1. An ultrasonic inlay structure for an eyeglass hinge, comprising a support frame (100) for overall support, characterized by, The support frame (100) is provided with an ultrasonic inlay unit (200) for ultrasonic inlay of eyeglass hinges. The support frame (100) is provided with a lateral adjustment mechanism (300) for adjusting the lateral position of the ultrasonic inlay unit (200). The lateral adjustment mechanism (300) is provided with a longitudinal adjustment mechanism (400) for adjusting the longitudinal position of the ultrasonic inlay unit (200). The ultrasonic inlay unit (200) is mounted on the longitudinal adjustment mechanism (400).

2. The eyeglass hinge ultrasonic diamond tooling structure of claim 1, wherein, The ultrasonic embedding unit (200) includes a frame (210), an ultrasonic transducer (220), a spring plate (230), and a welding head (240). The ultrasonic transducer (220) is installed on the inner wall of the frame (210), and the spring plate (230) is disposed between the welding head (240) and the ultrasonic transducer (220).
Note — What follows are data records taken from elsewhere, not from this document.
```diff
@@ -1855,7 +2074,11 @@
     if (cin % BK || a.c0 % BK || (a.c1 && !a.a1)) CS_FAIL(CS_E_SHAPE, "igemm: channels (%d,%d) must be multiples of %d", a.c0, a.c1, BK);
     if (a.B <= 0 || a.Ho <= 0 || a.Wo <= 0) return (a.B < 0) ? CS_E_SHAPE : CS_OK;
     if (a.taps == 1 && (a.stride != 1 || a.upsample || a.Hi != a.Ho || a.Wi != a.Wo)) CS_FAIL(CS_E_ARG, "igemm: 1x1 needs stride 1, no upsample");
-    if (a.geglu && (a.N % 256) && (a.N % 320)) CS_FAIL(CS_E_SHAPE, "igemm: GEGLU needs N %% 256 == 0 or N %% 320 == 0 (N=%d)", a.N);
+    const long long as_m = (long long)a.B * a.Ho * a.Wo;
+    const bool as_route = tune().gemm_as != 0 && a.taps == 1 && a.c1 == 0 && cin == 320 && !a.a0_lo && !a.temb && !a.res && !a.out_lo && !a.row_stats && !a.gn_stats &&
+                          a.N > 0 && a.N % 32 == 0 && a.N <= AS_MAX_N && !tune().debug && (double)as_m * 640 < 4.0e9 &&
+                          (tune().gemm_as == 2 || ((as_m + 511) / 512 >= 192 && a.N >= 960));
+    if (!as_route && a.geglu && (a.N % 256) && (a.N % 320)) CS_FAIL(CS_E_SHAPE, "igemm: GEGLU needs N %% 256 == 0 or N %% 320 == 0 (N=%d)", a.N);
     IgemmParams p;
     p.a0 = a.a0; p.a1 = a.a1; p.c0 = a.c0; p.c1 = a.c1;
     p.Hi = a.Hi; p.Wi = a.Wi; p.Ho = a.Ho; p.Wo = a.Wo; p.HoWo = a.Ho * a.Wo;
@@ -1891,6 +2114,20 @@
     p.gn_stats = stats_ok ? a.gn_stats : nullptr;
     p.gm = 1; p.pn = 0;
     const double a_bytes = 2.0 * a.B * a.Hi * a.Wi * cin, w_bytes = 2.0 * a.N * a.taps * cin;
+    if (as_route) {
+        typedef void (*as_fn)(IgemmParams);
+        static const as_fn asv[4] = {gemm_as_kernel<false, 0>, gemm_as_kernel<true, 0>, gemm_as_kernel<false, 1>, gemm_as_kernel<true, 1>};
+        static bool configured_as = false;
+        if (!configured_as) {
+            for (as_fn f : asv) CS_CHECK_HIP(hipFuncSetAttribute(reinterpret_cast<const void*>(f), hipFuncAttributeMaxDynamicSharedMemorySize, (int)gemm_as_lds(AS_MAX_N)));
+            configured_as = true;
+        }
+        const int av = 2 * lnm + (a.geglu ? 1 : 0);
+        route_set(8, 32, av);
+        hipLaunchKernelGGL(asv[av], dim3((p.M + 511) / 512), dim3(512), gemm_as_lds(a.N), s, p);
+        CS_CHECK_LAUNCH();
+        return CS_OK;
+    }
     const int tiles_m = (p.M + BM - 1) / BM;
     int bn;
     if (a.N % 128 == 0) bn = 128;
diff --git a/consolver_amd/csrc/ops.h b/consolver_amd/csrc/ops.h
--- a/consolver_amd/csrc/ops.h
+++ b/consolver_amd/csrc/ops.h
@@ -5,6 +5,7 @@
     int halo = 1;
     int conv_lw = 1;
     int gemm_w8 = 1;
+    int gemm_as = 1;
     int gemm_lw = 1;
     int gemm2_w8 = 1;
     int attn_lw = 1;
diff --git a/consolver_amd/csrc/ops_api.cpp b/consolver_amd/csrc/ops_api.cpp
--- a/consolver_amd/csrc/ops_api.cpp
+++ b/consolver_amd/csrc/ops_api.cpp
@@ -24,6 +24,7 @@
         {"conv_out_mfma", &TuneSet::conv_out_mfma, 0, 1, false},
         {"up_fold", &TuneSet::up_fold, 0, 2, false},
         {"head_x2", &TuneSet::head_x2, 0, 1, false},
+        {"gemm_as", &TuneSet::gemm_as, 0, 2, false},
     };
     *n = (int)(sizeof(k) / sizeof(k[0]));
     return k;
diff --git a/consolver_amd/ops.py b/consolver_amd/ops.py
--- a/consolver_amd/ops.py
+++ b/consolver_amd/ops.py
@@ -210,11 +210,12 @@
     return wo, so, bo
 
 
-def linear_ln(x, w_folded, ln_s, ln_b, stats, groups, eps=1e-5, geglu=False, splitk=True):
+def linear_ln(x, w_folded, ln_s, ln_b, stats, groups, eps=1e-5, geglu=False, splitk=True, out=None):
     _f16(x, "x")
     M, K = x.shape
     N = w_folded.shape[0]
-    out = torch.empty(M, N // 2 if geglu else N, dtype=torch.float16, device=x.device)
+    if out is None:
+        out = torch.empty(M, N // 2 if geglu else N, dtype=torch.float16, device=x.device)
     ws = None
     if splitk:
         ws = _SPLITK_WS.get(x.device)
@@ -454,7 +455,7 @@
 
 
 IgemmRoute = collections.namedtuple("IgemmRoute", "family tile_cols variant splits gn_done row_groups fallback")
-IGEMM_FAMILIES = ("none", "generic", "halo", "conv3_lw", "sub_pixel", "gemm_big", "gemm_w8", "gemm_lw")
+IGEMM_FAMILIES = ("none", "generic", "halo", "conv3_lw", "sub_pixel", "gemm_big", "gemm_w8", "gemm_lw", "gemm_as")
 
 
 def igemm_last_route():
```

The welding head (240) is connected to the ultrasonic transducer (220).

3. The ultrasonic inlay structure for eyeglass hinges according to claim 2, characterized in that, The welding head (240) is provided with a hinge positioning head (250) for ultrasonic inlay positioning of the eyeglass hinge.

4. The ultrasonic inlay structure for eyeglass hinges according to claim 1, characterized in that, The lateral adjustment mechanism (300) includes a first driving member (310), a first lead screw (320), a first moving block (330), and a first annular block (340). The first driving member (310) is mounted on the support frame (100). The output end of the first driving member (310) is connected to one end of the first lead screw (320). The other end of the first lead screw (320) is rotatably connected to the support frame (100). The first moving block (330) is threadedly connected to the first lead screw (320). The first annular block (340) is sleeved on the surface of the support frame (100). The moving block is connected to the first annular block (340).

5. The ultrasonic inlay structure for eyeglass hinges according to claim 4, characterized in that, The support frame (100) is provided with a guide groove (350), and the inner wall of the first annular block (340) is provided with a guide block (360) that cooperates with the guide groove (350).

6. The ultrasonic inlay structure for eyeglass hinges according to claim 1, characterized in that, The longitudinal adjustment mechanism (400) includes a support member (410), a second drive member (420), a second lead screw (430), a second moving block (440), and a second annular block (450). The support member (410) is mounted on the first annular block (340). The second drive member (420) is mounted on the top of the support member (410). The output end of the second drive member (420) is connected to one end of the second lead screw (430). The other end of the second lead screw (430) is rotatably connected to the inner wall of the support member (410). The second moving block (440) is threadedly connected to the second lead screw (430). The second lead screw (430) is connected to the second annular block (450). The second annular block (450) is slidably connected to the support member (410), and the second annular block (450) is sleeved on the surface of the support member (410).

7. The ultrasonic inlay structure for eyeglass hinges according to claim 6, characterized in that, The support member (410) has a sliding groove (460) for guiding the second annular block (450), and one side of the annular block is located in the sliding groove (460).

8. The ultrasonic inlay structure for eyeglass hinges according to claim 1, characterized in that, The ultrasonic mosaic unit (200) also includes a drive motor (260) for driving the ultrasonic mosaic unit (200) to work; the drive motor (260) is mounted on the top of the ultrasonic mosaic unit (200).